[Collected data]
===
template <class C, int MODE>
__global__ void __launch_bounds__(kBwdThreads, 1) unroll_bwd_kernel(l2o_bwd_args a, NetRt rt, const float* __restrict__ img) {
  using G = Geo<C>;
  static_assert(MODE == 0 ? !C::FC : C::FC, "DM nets: one pass; fc nets: two passes");
  static_assert(MODE != 0 || C::F < 3, "the feature chunk leaves quad thread 3's slot of row 63 to layer 2's 1");
  extern __shared__ __align__(1024) unsigned char smem_raw[];
  SmemB<C, MODE>& S = *reinterpret_cast<SmemB<C, MODE>*>(smem_raw);
  const int wg = threadIdx.x >> 7, warp = (threadIdx.x >> 5) & 3, lane = threadIdx.x & 31;
  const int g = lane >> 2, q = lane & 3;
  const uint32_t stage = smem_u32(smem_raw) + (uint32_t)((sizeof(SmemB<C, MODE>) + 1023) & ~(size_t)1023) +
                         (uint32_t)wg * stage_bytes<C, MODE>();
  constexpr uint32_t kXa2 = 0, kXa1 = 2 * kXaBytes;
  constexpr uint32_t kXb = (MODE == 0 ? 4 : 2) * kXaBytes;
  constexpr bool kL2 = MODE != 2, kL1 = MODE != 1;
  constexpr bool kRing = MODE == 0;
  CkRing& R = *reinterpret_cast<CkRing*>(smem_raw + ((sizeof(SmemB<C, MODE>) + 1023) & ~(size_t)1023) +
                                         (size_t)kBwdWG * stage_bytes<C, MODE>() + (size_t)wg * sizeof(CkRing));
  const bool elected = (threadIdx.x & 127) == 0;

  for (uint32_t o = threadIdx.x * 4; o < kBwdWG * stage_bytes<C, MODE>(); o += blockDim.x * 4) {
    const uint32_t ow = o % stage_bytes<C, MODE>();
    const uint32_t v = (ow < kXaBytes && (ow % kXaLBO) >> 4 == (uint32_t)kRowOne2) ? 0x3F803F80u : 0u;
    asm volatile("st.shared.u32 [%0], %1;" ::"r"(stage - (uint32_t)wg * stage_bytes<C, MODE>() + o), "r"(v) : "memory");
  }
  if (threadIdx.x < kH) S.wo[threadIdx.x] = a.theta[C::O_WO + threadIdx.x];
  if constexpr (C::FC) {
    if (threadIdx.x >= 32 && threadIdx.x < 92) S.win[threadIdx.x - 32] = a.theta[C::O_WIN + threadIdx.x - 32];
  }
  if (threadIdx.x == 0) {
    mbar_init(&S.wbar, 1);
    if (!kRing) fence_barrier_init();
  }
  if (kRing && elected) {
    mbar_init(&R.barh, 1);
    mbar_init(&R.bar2, 1);
    mbar_init(&R.bar1, 1);
    fence_barrier_init();
  }
  fence_proxy_async();
  __syncthreads();
  stage_image(S.img, img, G::AllFloats * 4, &S.wbar);

  const uint64_t b1h = img_desc(S.img, kN), b1l = img_desc(S.img + G::B1Floats, kN);
  const uint64_t b2h = img_desc(S.img + 2 * G::B1Floats, kN), b2l = img_desc(S.img + 2 * G::B1Floats + G::B2Floats, kN);
  const float* tbase = S.img + G::FwdFloats;
  const uint64_t t1h = img_desc(tbase, G::N1), t1l = img_desc(tbase + G::T1Floats, G::N1);
  const uint64_t t2h = img_desc(tbase + 2 * G::T1Floats, G::N2), t2l = img_desc(tbase + 2 * G::T1Floats + G::T2Floats, G::N2);
  const uint64_t xbh = make_desc(stage + kXb, kXbLBO, 128), xbl = make_desc(stage + kXb + kXbBytes, kXbLBO, 128);
  const uint64_t xa2h = make_desc(stage + kXa2, kXaLBO, 128), xa2l = make_desc(stage + kXa2 + kXaBytes, kXaLBO, 128);
  const uint64_t xa1h = make_desc(stage + (MODE == 0 ? kXa1 : kXa2), kXaLBO, 128);
  const uint64_t xa1l = make_desc(stage + (MODE == 0 ? kXa1 : kXa2) + kXaBytes, kXaLBO, 128);

  const int T = a.T;
  const int64_t n = a.n, slot = n * C::SF;
  const int64_t ntiles = (n + tc::kTile - 1) / tc::kTile;
  const bool imit = a.labels != nullptr;
  const float inv_nt = imit ? 1.0f / (float)a.n_total : 0.f;
  float wo[kU];
#pragma unroll
  for (int s = 0; s < kU; ++s) wo[s] = S.wo[5 * q + s];
  float acc_wo[kU] = {0.f, 0.f, 0.f, 0.f, 0.f}, acc_bo = 0.f;
  float aw0[kU] = {0.f, 0.f, 0.f, 0.f, 0.f}, aw1[kU] = {0.f, 0.f, 0.f, 0.f, 0.f}, ab[kU] = {0.f, 0.f, 0.f, 0.f, 0.f};
  float dw[kN / 2];
#pragma unroll
  for (int k = 0; k < kN / 2; ++k) dw[k] = 0.f;
  const int kx = warp * 16 + g;
  const int64_t tstride = (int64_t)gridDim.x * kBwdWG;

  auto ck_block = [&](int64_t tl, int t, int blk) {
    return a.ckpt + (int64_t)t * slot + (blk * n + tl * tc::kTile) * kH;
  };
  auto tile_bytes = [&](int64_t tl) {
    const int64_t r = n - tl * tc::kTile;
    return (uint32_t)((r < tc::kTile ? r : tc::kTile) * kH * 4);
  };
  auto arm = [&](uint64_t* bar, float* dst, int64_t tl, int t, int blk) {
    const uint32_t b = tile_bytes(tl);
    mbar_expect_tx(bar, b);
    tma_bulk_g2s(dst, ck_block(tl, t, blk), b, bar);
  };
  auto ring5 = [&](const float* buf, int rh, bool on, float* v) {
    const float* p = buf + (kx + 8 * rh) * kH + 5 * q;
#pragma unroll
    for (int s = 0; s < kU; ++s) v[s] = on ? p[s] : 0.f;
  };
  if constexpr (kRing) {
    const int64_t tile0 = (int64_t)blockIdx.x * kBwdWG + wg;
    if (elected && tile0 < ntiles) {
      arm(&R.barh, R.h, tile0, T - 1, 2);
      arm(&R.bar2, R.c2, tile0, T - 1, 3);
      arm(&R.bar1, R.c1, tile0, T - 1, 1);
    }
  }
  uint32_t ph = 0;

  Frag<G::KB> A;
  const int blk = lane >> 3;
  const uint32_t la = stage + (uint32_t)((2 * warp + (blk & 1)) * (int)kXaLBO + (blk >> 1) * (int)kXaBytes + (lane & 7) * 16);
  const uint32_t lb = stage + kXb + (uint32_t)((2 * warp + (blk & 1)) * (int)kXbLBO + (blk >> 1) * (int)kXbBytes + (lane & 7) * 16);
  auto stage_x = [&](uint32_t buf, int b0, int nb, int c0, int c1) {
    auto val = [&](int i, int rh) { return A.get_at(i < kU ? c0 + 4 * i : c1 + 4 * (i - kU), rh); };
#pragma unroll
    for (int b = 0; b < nb; ++b) {
      uint32_t h0, l0, h1, l1;
      split_bf16x2(val(2 * b, 0), val(2 * b + 1, 0), h0, l0);
      split_bf16x2(val(2 * b, 1), val(2 * b + 1, 1), h1, l1);
      stsm_x4_trans(la + buf + (uint32_t)(b0 + b) * 128, h0, h1, l0, l1);
    }
  };
  auto stage_dz = [&](const float* z) {
#pragma unroll
    for (int j = 0; j < kN / 8; ++j) {
      uint32_t h0, l0, h1, l1;
      split_bf16x2(z[4 * j], z[4 * j + 1], h0, l0);
      split_bf16x2(z[4 * j + 2], z[4 * j + 3], h1, l1);
      stsm_x4_trans(lb + (uint32_t)j * 128, h0, h1, l0, l1);
    }
  };
  auto dx_dw = [&](auto ncols, float* z, float* x, uint64_t th, uint64_t tl, uint64_t xah, uint64_t xal) {
    constexpr int NX = decltype(ncols)::value;
    uint32_t fh[kN / 8][4], fl[kN / 8][4];
#pragma unroll
    for (int j = 0; j < kN / 8; ++j) {
      split_tf32(z[4 * j + 0], fh[j][0], fl[j][0]);
      split_tf32(z[4 * j + 2], fh[j][1], fl[j][1]);
      split_tf32(z[4 * j + 1], fh[j][2], fl[j][2]);
      split_tf32(z[4 * j + 3], fh[j][3], fl[j][3]);
    }
    constexpr uint64_t step = img_kstep(NX);
    wg_fence();
#pragma unroll
    for (int j = 0; j < kN / 8; ++j) {
      mma_rs<NX>(x, fl[j], th + j * step, j > 0 ? 1u : 0u);
      mma_rs<NX>(x, fh[j], tl + j * step, 1u);
      mma_rs<NX>(x, fh[j], th + j * step, 1u);
    }
    wg_commit();
    constexpr uint64_t sa = (2 * kXaLBO) >> 4, sb = (2 * kXbLBO) >> 4;
#pragma unroll
    for (int kk = 0; kk < tc::kTile / 16; ++kk) {
      mma_ss_bf16_n80(dw, xal + kk * sa, xbh + kk * sb);
      mma_ss_bf16_n80(dw, xah + kk * sa, xbl + kk * sb);
      mma_ss_bf16_n80(dw, xah + kk * sa, xbh + kk * sb);
    }
    wg_commit();
    wg_wait<1>();
  };
  auto flush_dw = [&]() {
    wg_wait<0>();
#pragma unroll
    for (int rh = 0; rh < 2; ++rh) {
      const int r = dw_row<C, MODE>(kx + 8 * rh);
#pragma unroll
      for (int j = 0; j < kN / 8; ++j)
#pragma unroll
        for (int e = 0; e < 2; ++e) {
          float& v = dw[4 * j + 2 * rh + e];
          if (r >= 0 && v != 0.f) atomicAdd(&a.dtheta[r + gate_ref_col(8 * j + 2 * q + e)], (double)v);
          v = 0.f;
        }
    }
  };

  for (int64_t tile = (int64_t)blockIdx.x * kBwdWG + wg; tile < ntiles; tile += tstride) {
    const int64_t r0 = tile * tc::kTile + warp * 16 + g;
    const int64_t row[2] = {r0, r0 + 8};
    const bool act[2] = {row[0] < n, row[1] < n};
    float dc2[2][kU], dh2c[2][kU], dc1[2][kU], dh1c[2][kU];
#pragma unroll
    for (int rh = 0; rh < 2; ++rh)
#pragma unroll
      for (int s = 0; s < kU; ++s) { dc2[rh][s] = 0.f; dh2c[rh][s] = 0.f; dc1[rh][s] = 0.f; dh1c[rh][s] = 0.f; }
    float lam[2];
#pragma unroll
    for (int rh = 0; rh < 2; ++rh) lam[rh] = (kL2 && act[rh] && !imit) ? a.g_rec[(int64_t)T * n + row[rh]] : 0.f;
    A.zero();
    A.template put<(G::ColOne & ~3)>(0, q == (G::ColOne & 3) ? 1.0f : 0.f);
    A.template put<(G::ColOne & ~3)>(1, q == (G::ColOne & 3) ? 1.0f : 0.f);

    for (int t = T - 1; t >= 0; --t) {
      const float* ck = a.ckpt + (int64_t)t * slot;
      const int64_t tl_next = t > 0 ? tile : tile + tstride;
      const int t_next = t > 0 ? t - 1 : T - 1;
      float z[kN / 2];
      float dh1n[2][kU];
      if constexpr (kL2) {
        float c2p[2][kU], dy[2];
        if constexpr (kRing) mbar_wait(&R.barh, 0);
#pragma unroll
        for (int rh = 0; rh < 2; ++rh) {
          float h1n[kU] = {0.f, 0.f, 0.f, 0.f, 0.f}, h2p[kU] = {0.f, 0.f, 0.f, 0.f, 0.f};
#pragma unroll
          for (int s = 0; s < kU; ++s) c2p[rh][s] = 0.f;
          float dtanh = 1.0f;
          if (act[rh]) {
            const int64_t i = row[rh];
            if constexpr (kRing) {
              if (t == T - 1) load5(ck + slot + i * kH, q, h1n);
              ring5(R.h, rh, true, h2p);
            } else {
              load5(ck + slot + i * kH, q, h1n);
              load5(ck + 2 * n * kH + i * kH, q, h2p);
              load5(ck + 2 * n * kH + (n + i) * kH, q, c2p[rh]);
            }
            if (imit) lam[rh] = (a.delta_seq[(int64_t)t * n + i] - a.labels[(int64_t)t * n + i]) * inv_nt;
            if (rt.tanh_output) {
              const float th = a.delta_seq[(int64_t)t * n + i] / rt.scale;
              dtanh = fmaf(-th, th, 1.0f);
            }
          }
          dy[rh] = rt.scale * lam[rh] * dtanh;
          if (!kRing || t == T - 1) A.template put_vec<G::ColH1>(rh, h1n);
          A.template put_vec<G::ColH2>(rh, h2p);
        }
        wg_fence();
        mma3<kN, G::KB, G::L2Lo, G::L2Hi>(z, A, b2h, b2l);
        wg_commit();
        wg_wait<0>();
        if constexpr (kRing) {
          mbar_wait(&R.bar2, ph);
#pragma unroll
          for (int rh = 0; rh < 2; ++rh) ring5(R.c2, rh, act[rh], c2p[rh]);
        }
        if (q == 0) acc_bo += dy[0] + dy[1];
#pragma unroll
        for (int rh = 0; rh < 2; ++rh)
#pragma unroll
          for (int s = 0; s < kU; ++s) {
            float hn;
            unit_bwd(z[acc_idx(s, 0, rh)], z[acc_idx(s, 1, rh)], z[acc_idx(s, 2, rh)], z[acc_idx(s, 3, rh)], c2p[rh][s],
                     fmaf(wo[s], dy[rh], dh2c[rh][s]), dc2[rh][s], hn);
            acc_wo[s] = fmaf(hn, dy[rh], acc_wo[s]);
          }
        wg_bar(wg);
        if (kRing && elected) {
          arm(&R.barh, R.h, tile, t, 0);
          if (tl_next < ntiles) arm(&R.bar2, R.c2, tl_next, t_next, 3);
        }
        stage_x(kXa2, 0, kBlkL1, G::ColH1, G::ColH2);
        stage_dz(z);
        fence_proxy_async();
        wg_bar(wg);
        float x2[G::N2 / 2];
        dx_dw(IC<G::N2>{}, z, x2, t2h, t2l, xa2h, xa2l);
#pragma unroll
        for (int rh = 0; rh < 2; ++rh)
#pragma unroll
          for (int s = 0; s < kU; ++s) {
            dh1n[rh][s] = x2[4 * (s >> 1) + 2 * rh + (s & 1)];
            dh2c[rh][s] = x2[4 * (3 + (s >> 1)) + 2 * rh + (s & 1)];
          }
        if constexpr (MODE == 1) {
#pragma unroll
          for (int rh = 0; rh < 2; ++rh)
            if (act[rh]) store5(a.scratch + ((int64_t)t * n + row[rh]) * kH, q, dh1n[rh]);
        }
#pragma unroll
        for (int rh = 0; rh < 2; ++rh)
          if (!imit && act[rh]) lam[rh] += a.g_rec[(int64_t)t * n + row[rh]];
      }
      if constexpr (kL1) {
        float c1p[2][kU];
        float r0v[2] = {0.f, 0.f}, r1v[2] = {0.f, 0.f};
        float ep[2][kU];
        if constexpr (kRing) mbar_wait(&R.barh, 1);
#pragma unroll
        for (int rh = 0; rh < 2; ++rh) {
          float h1p[kU] = {0.f, 0.f, 0.f, 0.f, 0.f};
#pragma unroll
          for (int s = 0; s < kU; ++s) c1p[rh][s] = 0.f;
          if (act[rh]) {
            const int64_t i = row[rh];
            if constexpr (kRing) {
              ring5(R.h, rh, true, h1p);
            } else {
              load5(ck + i * kH, q, h1p);
              load5(ck + (n + i) * kH, q, c1p[rh]);
            }
            if constexpr (MODE == 2) {
              load5(a.scratch + ((int64_t)t * n + i) * kH, q, dh1n[rh]);
              r0v[rh] = a.in_seq[((int64_t)t * 2) * n + i];
              r1v[rh] = a.in_seq[((int64_t)t * 2 + 1) * n + i];
            } else {
              r0v[rh] = a.in_seq[(int64_t)t * n + i];
            }
          } else if constexpr (MODE == 2) {
#pragma unroll
            for (int s = 0; s < kU; ++s) dh1n[rh][s] = 0.f;
          }
          A.template put_vec<G::ColH1>(rh, h1p);
          if constexpr (MODE == 2) {
            float e[kU];
#pragma unroll
            for (int s = 0; s < kU; ++s) {
              const int u = 5 * q + s;
              const float av = fmaf(r1v[rh], S.win[kH + u], fmaf(r0v[rh], S.win[u], S.win[2 * kH + u]));
              e[s] = elu_fast(av);
              ep[rh][s] = av > 0.f ? 1.0f : e[s] + 1.0f;
            }
            A.template put_vec<0>(rh, e);
          } else {
            float f[C::F];
            preprocess<C>(nullptr, rt, r0v[rh], 0.f, f);
            float v = q == C::F ? 1.0f : 0.f;
#pragma unroll
            for (int k = 0; k < C::F; ++k)
              if (q == k) v = f[k];
            A.template put<0>(rh, v);
          }
        }
        wg_fence();
        mma3<kN, G::KB, G::L1Lo, G::L1Hi>(z, A, b1h, b1l);
        wg_commit();
        wg_wait<0>();
        if constexpr (kRing) {
          mbar_wait(&R.bar1, ph);
#pragma unroll
          for (int rh = 0; rh < 2; ++rh) ring5(R.c1, rh, act[rh], c1p[rh]);
        }
#pragma unroll
        for (int rh = 0; rh < 2; ++rh)
#pragma unroll
          for (int s = 0; s < kU; ++s) {
            float hn;
            unit_bwd(z[acc_idx(s, 0, rh)], z[acc_idx(s, 1, rh)], z[acc_idx(s, 2, rh)], z[acc_idx(s, 3, rh)], c1p[rh][s],
                     dh1c[rh][s] + dh1n[rh][s], dc1[rh][s], hn);
          }
        wg_bar(wg);
        if constexpr (kRing) {
          if (elected && tl_next < ntiles) {
            arm(&R.barh, R.h, tl_next, t_next, 2);
            arm(&R.bar1, R.c1, tl_next, t_next, 1);
            prefetch_l2_bulk(ck_block(tl_next, t_next, 0), tile_bytes(tl_next));
          }
#pragma unroll
          for (int rh = 0; rh < 2; ++rh) {
            const int64_t r = tl_next * tc::kTile + kx + 8 * rh;
            if (q == 0 && r < n) prefetch_l2(a.in_seq + (int64_t)t_next * n + r);
          }
          ph ^= 1u;
        }
        if constexpr (MODE == 2) stage_x(kXa2, 0, kBlkL1, G::ColH1, 0);
        else stage_x(kXa1, kBlkL1, 3, G::ColH1, 0);
        stage_dz(z);
        fence_proxy_async();
        wg_bar(wg);
        float x1[G::N1 / 2];
        dx_dw(IC<G::N1>{}, z, x1, t1h, t1l, xa1h, xa1l);
#pragma unroll
        for (int rh = 0; rh < 2; ++rh)
#pragma unroll
          for (int s = 0; s < kU; ++s) {
            dh1c[rh][s] = x1[4 * (s >> 1) + 2 * rh + (s & 1)];
            if constexpr (MODE == 2) {
              const float da = x1[4 * (3 + (s >> 1)) + 2 * rh + (s & 1)] * ep[rh][s];
              aw0[s] = fmaf(r0v[rh], da, aw0[s]);
              aw1[s] = fmaf(r1v[rh], da, aw1[s]);
              ab[s] += da;
            }
          }
      }
    }
    flush_dw();
  }
  wg_wait<0>();
  auto red8 = [&](float v) {
#pragma unroll
    for (int o = 4; o < 32; o <<= 1) v += __shfl_xor_sync(0xffffffffu, v, o);
    return v;
  };
#pragma unroll
  for (int s = 0; s < kU; ++s) {
    const int u = 5 * q + s;
    if constexpr (kL2) {
      const float v = red8(acc_wo[s]);
      if (lane < 4) atomicAdd(&a.dtheta[C::O_WO + u], (double)v);
    }
    if constexpr (MODE == 2) {
      const float v0 = red8(aw0[s]), v1 = red8(aw1[s]), vb = red8(ab[s]);
      if (lane < 4) {
        atomicAdd(&a.dtheta[C::O_WIN + u], (double)v0);
        atomicAdd(&a.dtheta[C::O_WIN + C::F + u], (double)v1);
        atomicAdd(&a.dtheta[C::O_BIN + u], (double)vb);
      }
    }
  }
  if constexpr (kL2) {
    const float v = red8(acc_bo);
    if (lane == 0) atomicAdd(&a.dtheta[C::O_BO], (double)v);
  }
}

}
===
> [To do]: Whenever a line above includes "dtheta", copy it in full.

> [Your solution]:
          if (r >= 0 && v != 0.f) atomicAdd(&a.dtheta[r + gate_ref_col(8 * j + 2 * q + e)], (double)v);
      if (lane < 4) atomicAdd(&a.dtheta[C::O_WO + u], (double)v);
        atomicAdd(&a.dtheta[C::O_WIN + u], (double)v0);
        atomicAdd(&a.dtheta[C::O_WIN + C::F + u], (double)v1);
        atomicAdd(&a.dtheta[C::O_BIN + u], (double)vb);
    if (lane == 0) atomicAdd(&a.dtheta[C::O_BO], (double)v);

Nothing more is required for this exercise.